Mahalo and Happy Aloha Friday. 

We never really considered a condo until we started staying in our timeshares.  Right after our first stay, we knew we liked condos for our future. I have lived in single family homes all my life, until our move to Oahu and we really didn't have any adjustments. Our downsize came with the move. It made it easier already owning our retirement condo though. 

We too enjoy the uncluttered space and it's much easier to keep clean. We really enjoy the vacationers coming and going and talking to people from all over and when we feel like being alone we hang out on the lanai. We also like watching all the workers keeping the grounds looking in great shape. It beats working in the hot sun. 

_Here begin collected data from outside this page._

# makezur/super_primitive

Hardware: AMD Instinct MI355X
Metric: GN iters/sec (640x480x64-seg frame pairs) (higher is better)
Workload: dtype f32; 1 GPU; Replica-shaped two-frame SfM, 640x480, 64 segments (grid, 4 px overlap), pyramid level 0 of a 3-level pyramid; BASELINE.json configs[1]; pairs_per_gpu=384, segment_pixels_per_pair=373056, optimiser=gn, tile_points=8192, span_points=4096, granule=64

## Files before the change

### super_primitive_amd/csrc/sp_cost.hip

```cpp
#include <type_traits>

#include "sp_solve_device.h"

namespace {

struct TileCtx {
    gptr_u32 pix;
    gptr_f4 src4;
    gptr_f32 trg;
    Cam Ks;
    Warp w;
    float shift;
    float gain, bias;
    float ax, ay;
    uint32_t row_bytes;
    int Wl, Hl;
    int start, count;
};

struct Geo {
    float qx, qy, qz;
    float zinv, zi;
    float px, py, pz;
};
// ... 194 lines not shown
    asm("v_pk_add_f32 %0, %1, %2 neg_lo:[0,1] neg_hi:[0,1]" : "=v"(d) : "v"(a), "v"(b));
    return d;
}
__device__ __forceinline__ f32x2 pmul_hi(f32x2 a, f32x2 b) {
    f32x2 d;
    asm("v_pk_mul_f32 %0, %1, %2 op_sel:[1,0] op_sel_hi:[1,1]" : "=v"(d) : "v"(a), "v"(b));
    return d;
}
__device__ __forceinline__ f32x2 pfma_lo(f32x2 a, f32x2 b, f32x2 c) {
    f32x2 d;
    asm("v_pk_fma_f32 %0, %1, %2, %3 op_sel:[0,0,0] op_sel_hi:[0,1,1]" : "=v"(d) : "v"(a), "v"(b), "v"(c));
    return d;
}
__device__ __forceinline__ f32x2 pfnma_lo(f32x2 a, f32x2 b, f32x2 c) {
    f32x2 d;
    asm("v_pk_fma_f32 %0, %1, %2, %3 op_sel:[0,0,0] op_sel_hi:[0,1,1] neg_lo:[1,0,0] neg_hi:[1,0,0]" : "=v"(d) : "v"(a), "v"(b), "v"(c));
    return d;
}
__device__ __forceinline__ f32x2 pfnma_hi(f32x2 a, f32x2 b, f32x2 c) {
    f32x2 d;
    asm("v_pk_fma_f32 %0, %1, %2, %3 op_sel:[1,0,0] op_sel_hi:[1,1,1] neg_lo:[1,0,0] neg_hi:[1,0,0]" : "=v"(d) : "v"(a), "v"(b), "v"(c));
    return d;
}
__device__ __forceinline__ f32x2 pfma_swz_lo(f32x2 a, f32x2 b, f32x2 c) {
    f32x2 d;
    asm("v_pk_fma_f32 %0, %1, %2, %3 op_sel:[1,0,0] op_sel_hi:[0,0,1]" : "=v"(d) : "v"(a), "v"(b), "v"(c));
    return d;
}
__device__ __forceinline__ f32x2 pfma_swz_hi(f32x2 a, f32x2 b, f32x2 c) {
    f32x2 d;
    asm("v_pk_fma_f32 %0, %1, %2, %3 op_sel:[1,1,0] op_sel_hi:[0,1,1]" : "=v"(d) : "v"(a), "v"(b), "v"(c));
    return d;
}
__device__ __forceinline__ f32x2 pmul_lo(f32x2 a, f32x2 b) {
    f32x2 d;
    asm("v_pk_mul_f32 %0, %1, %2 op_sel:[0,0] op_sel_hi:[0,1]" : "=v"(d) : "v"(a), "v"(b));
    return d;
}
__device__ __forceinline__ f32x2 pfma(float a, f32x2 b, f32x2 c) { return __builtin_elementwise_fma(f32x2{a, a}, b, c); }

struct GnAcc {
    f32x2 h00;
    f32x2 h0[2];
    f32x2 h1[2];
    f32x2 blk[6];
    f32x2 bp01;
    f32x2 bp[2];
    f32x2 hd01;
    f32x2 hd[2];
    float h11;
    f32x2 D, bd;
    float cost, n;
    float cost_mark, n_mark;
};

struct Pending2 {
    f32x2 qxy; float qz, zinv, zi;
    f32x2 wxy; float m;
    f32x2 srg; float sb;
    uint32_t off0;
};

__device__ __forceinline__ void prepare2_at(const PairConsts& k, f32x2 colrow, bool src_ok, float d, const f32x4 s, Pending2& p);

template <bool DT = false>
__device__ __forceinline__ void prepare2(const TileCtx& c, const PairConsts& k, float shift, uint32_t pw, const f32x4 s, Pending2& p) {
    const f32x2 colrow{(float)(pw & 0xffffu), (float)((pw >> 16) & 0x7fffu)};
    const bool src_ok = (int32_t)pw < 0;
    const float d = DT ? s.w * shift : fast_exp(s.w + shift);
    prepare2_at(k, colrow, src_ok, d, s, p);
}

typedef const SpRunDesc __attribute__((address_space(4)))* cptr_rd;
__device__ __forceinline__ SpRunDesc rd_load(cptr_rd p) {
    SpRunDesc r;
    r.valid[0] = p->valid[0]; r.valid[1] = p->valid[1];
    r.d[0] = p->d[0]; r.d[1] = p->d[1];
    r.base[0] = p->base[0]; r.base[1] = p->base[1];
    r.k = p->k; r.runs = p->runs;
    return r;
}
__device__ __forceinline__ f32x2 rd_colrow(const SpRunDesc& r, f32x2 lane2) {
    const float step = __builtin_amdgcn_fmed3f(lane2.x + r.k, 0.f, 1.f);
    return pfma(step, f32x2{r.d[0], r.d[1]}, lane2) + f32x2{r.base[0], r.base[1]};
}
__device__ __forceinline__ float rd_depth(const SpRunDesc& r, float d) {
    const uint64_t m = ((uint64_t)r.valid[1] << 32) | r.valid[0];
    float o;
    asm("v_cndmask_b32_e64 %0, 0, %1, %2" : "=v"(o) : "v"(d), "s"(m));
    return o;
}
template <bool DT>
__device__ __forceinline__ void prepare2_rd(const PairConsts& k, float shift, const SpRunDesc& r, f32x2 lane2, const f32x4 s, Pending2& p) {
    const f32x2 colrow = rd_colrow(r, lane2);
    const float d = rd_depth(r, DT ? s.w * shift : fast_exp(s.w + shift));
    prepare2_at(k, colrow, true, d, s, p);
}
template <bool DT>
__device__ __forceinline__ void prepare_rd(const TileCtx& c, float shift, float ifx, float ify, const SpRunDesc& r, f32x2 lane2, const f32x4 s,
                                           Pending& p) {
    const f32x2 colrow = rd_colrow(r, lane2);
    const float d = rd_depth(r, DT ? s.w * shift : fast_exp(s.w + shift));
    float x, y;
    backproject(colrow.x, colrow.y, d, c.Ks, ifx, ify, x, y);
    prepare_xyz(c, x, y, d, true, s.x, s.y, s.z, p);
}

__device__ __forceinline__ void prepare2_at(const PairConsts& k, f32x2 colrow, bool src_ok, float d, const f32x4 s, Pending2& p) {
    const f32x2 xy = pfma(colrow, k.ifxy, k.nKc) * d;
    const f32x2 qxy = pfma(k.R03, f32x2{xy.x, xy.x}, pfma(k.R14, f32x2{xy.y, xy.y}, pfma(k.R25, f32x2{d, d}, k.t01)));
    const float qz = fmaf(k.R6, xy.x, fmaf(k.R7, xy.y, fmaf(k.R8, d, k.t2)));
    const bool zguard = fabsf(qz) > 1e-6f;
    const float zinv = zguard ? __builtin_amdgcn_rcpf(qz) : 1e-6f;
    const f32x2 uv = qxy * k.Kf * zinv + k.Ktc;
    const f32x2 n = pfma(uv, k.invWH, f32x2{-1.f, -1.f});
    const bool ok = (fabsf(n.x) <= 0.99f) && (fabsf(n.y) <= 0.99f) && (qz > k.zmin) && src_ok && (d > 1e-7f);
    p.m = ok ? 1.f : 0.f;
    p.qxy = qxy; p.qz = qz;
    p.zinv = ok ? zinv : 0.f;
    p.zi = (ok && zguard) ? zinv : 0.f;
    p.srg = f32x2{s.x, s.y}; p.sb = s.z;
    const f32x2 ixy = pfma(n, k.sxy, k.sxy);
    const f32x2 fl{floorf(ixy.x), floorf(ixy.y)};
    p.wxy = ixy - fl;
    p.off0 = (uint32_t)fmaf(fl.y, k.row_bytes_f, fl.x * (float)(4u * SP_TEXEL_FLOATS));
}

struct Mix2 { f32x2 wa, wb, v; };
struct MixA { f32x2 ua, ub; };
struct AffAcc {
    float haa, hab, hbb, ba, bb;
    f32x2 pa01, pa[2], pb01, pb[2];
    float hda, hdb;
};

template <bool AFF = false>
__device__ __forceinline__ void finish_gn2(const PairConsts& k, const Pending2& p, const f32x3 a, const f32x3 b,
                                           const f32x3 cc, const f32x3 d, Mix2& o, float& cost_acc, float& n_acc,
                                           MixA* oa = nullptr, AffAcc* aa = nullptr) {
    const float eps = k.eps;
    const f32x2 a2{a.x, a.y}, b2{b.x, b.y}, c2{cc.x, cc.y}, d2{d.x, d.y};
    const f32x2 e3 = padd2(psub2(psub2(d2, c2), b2), a2);
    const f32x2 Er{b.x - a.x, cc.x - a.x}, Eg{b.y - a.y, cc.y - a.y}, Eb{b.z - a.z, cc.z - a.z};
    f32x2 e3b;
    e3b.x = (d.z - cc.z) - Eb.x;
    const f32x2 Gr = pfma_swz_lo(p.wxy, e3, Er), Gg = pfma_swz_hi(p.wxy, e3, Eg), Gb = pfma_swz_lo(p.wxy, e3b, Eb);
    const f32x2 it2{fmaf(p.wxy.y, Gr.y, fmaf(p.wxy.x, Er.x, a.x)), fmaf(p.wxy.y, Gg.y, fmaf(p.wxy.x, Eg.x, a.y))};
    const float itb = fmaf(p.wxy.y, Gb.y, fmaf(p.wxy.x, Eb.x, a.z));
    const f32x2 r2 = p.srg - pfma(k.gain, it2, k.bias2);
    const float rb = p.sb - fmaf(k.gain, itb, k.bias2.x);
    const float ar0 = fabsf(r2.x), ar1 = fabsf(r2.y), arb = fabsf(rb);
    auto absmax = [&](float r) { float m; asm("v_max_f32 %0, |%1|, %2" : "=v"(m) : "v"(r), "s"(eps)); return m; };
    const f32x2 wg2{__builtin_amdgcn_rcpf(absmax(r2.x)), __builtin_amdgcn_rcpf(absmax(r2.y))};
    const float wgb = __builtin_amdgcn_rcpf(absmax(rb));
    const f32x2 wGr = pmul_lo(wg2, Gr), wGg = pmul_hi(wg2, Gg), wGb = Gb * wgb;
    o.wa = pfma_lo(wGb, Gb, pfma_lo(wGg, Gg, pmul_lo(wGr, Gr)));
    o.wb = pfma_hi(wGb, Gb, pfma_hi(wGg, Gg, pmul_hi(wGr, Gr)));
    o.v = pfma(wGb, rb, pfma_hi(r2, wGg, pmul_lo(r2, wGr)));
    cost_acc = fmaf(p.m, (ar0 + ar1) + arb, cost_acc);
    n_acc += p.m;
    if constexpr (AFF) {
        const f32x2 ja2 = k.gain * it2;
        const float jab = k.gain * itb;
        const f32x2 wj2 = wg2 * ja2;
        const float wjb = wgb * jab;
        aa->haa = fmaf(p.m, fmaf(wjb, jab, wj2.x * ja2.x) + wj2.y * ja2.y, aa->haa);
        aa->hab = fmaf(-p.m, (wj2.x + wj2.y) + wjb, aa->hab);
        aa->hbb = fmaf(p.m, (wg2.x + wg2.y) + wgb, aa->hbb);
        aa->ba = fmaf(p.m, fmaf(wjb, rb, wj2.x * r2.x) + wj2.y * r2.y, aa->ba);
        aa->bb = fmaf(-p.m, fmaf(wgb, rb, wg2.x * r2.x) + wg2.y * r2.y, aa->bb);
        oa->ua = pfma(Gb, wjb, pfma_hi(wj2, Gg, pmul_lo(wj2, Gr)));
        oa->ub = (wGr + wGg) + wGb;
    }
}
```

Hopefully those last 5 years go quickly for you.


----------



## Sugarcubesea (Jul 15, 2022)

slip said:


> Mahalo and Happy Aloha Friday.
> 
> We never really considered a condo until we started staying in our timeshares.  Right after our first stay, we knew we liked condos for our future. I have lived in single family homes all my life, until our move to Oahu and we really didn't have any adjustments. Our downsize came with the move. It made it easier already owning our retirement condo though.
> 
> ...



I'm also hoping these last 5 years go quickly.


----------



## Passepartout (Jul 15, 2022)

slip said:


> The last 4 times I was in Kaunakakai town there has been a car charging at the charger. Today it was open so I stopped I over to get a couple pictures. These pictures are from the side of the unit.


Those are some expensive electrons. I understand, it's Hawaii and all the power comes from burning oil. By comparison, all ours id hydro or wind derived and costs 9 to 11 cents per kilowatt hour. I'd think solar panels on the roof would have a fast payoff. 
Thanks for the photo. It was instructive.


----------



## DaveNV (Jul 15, 2022)

Passepartout said:


> Those are some expensive electrons. I understand, it's Hawaii and all the power comes from burning oil. By comparison, all ours id hydro or wind derived and costs 9 to 11 cents per kilowatt hour. I'd think solar panels on the roof would have a fast payoff.
> Thanks for the photo. It was instructive.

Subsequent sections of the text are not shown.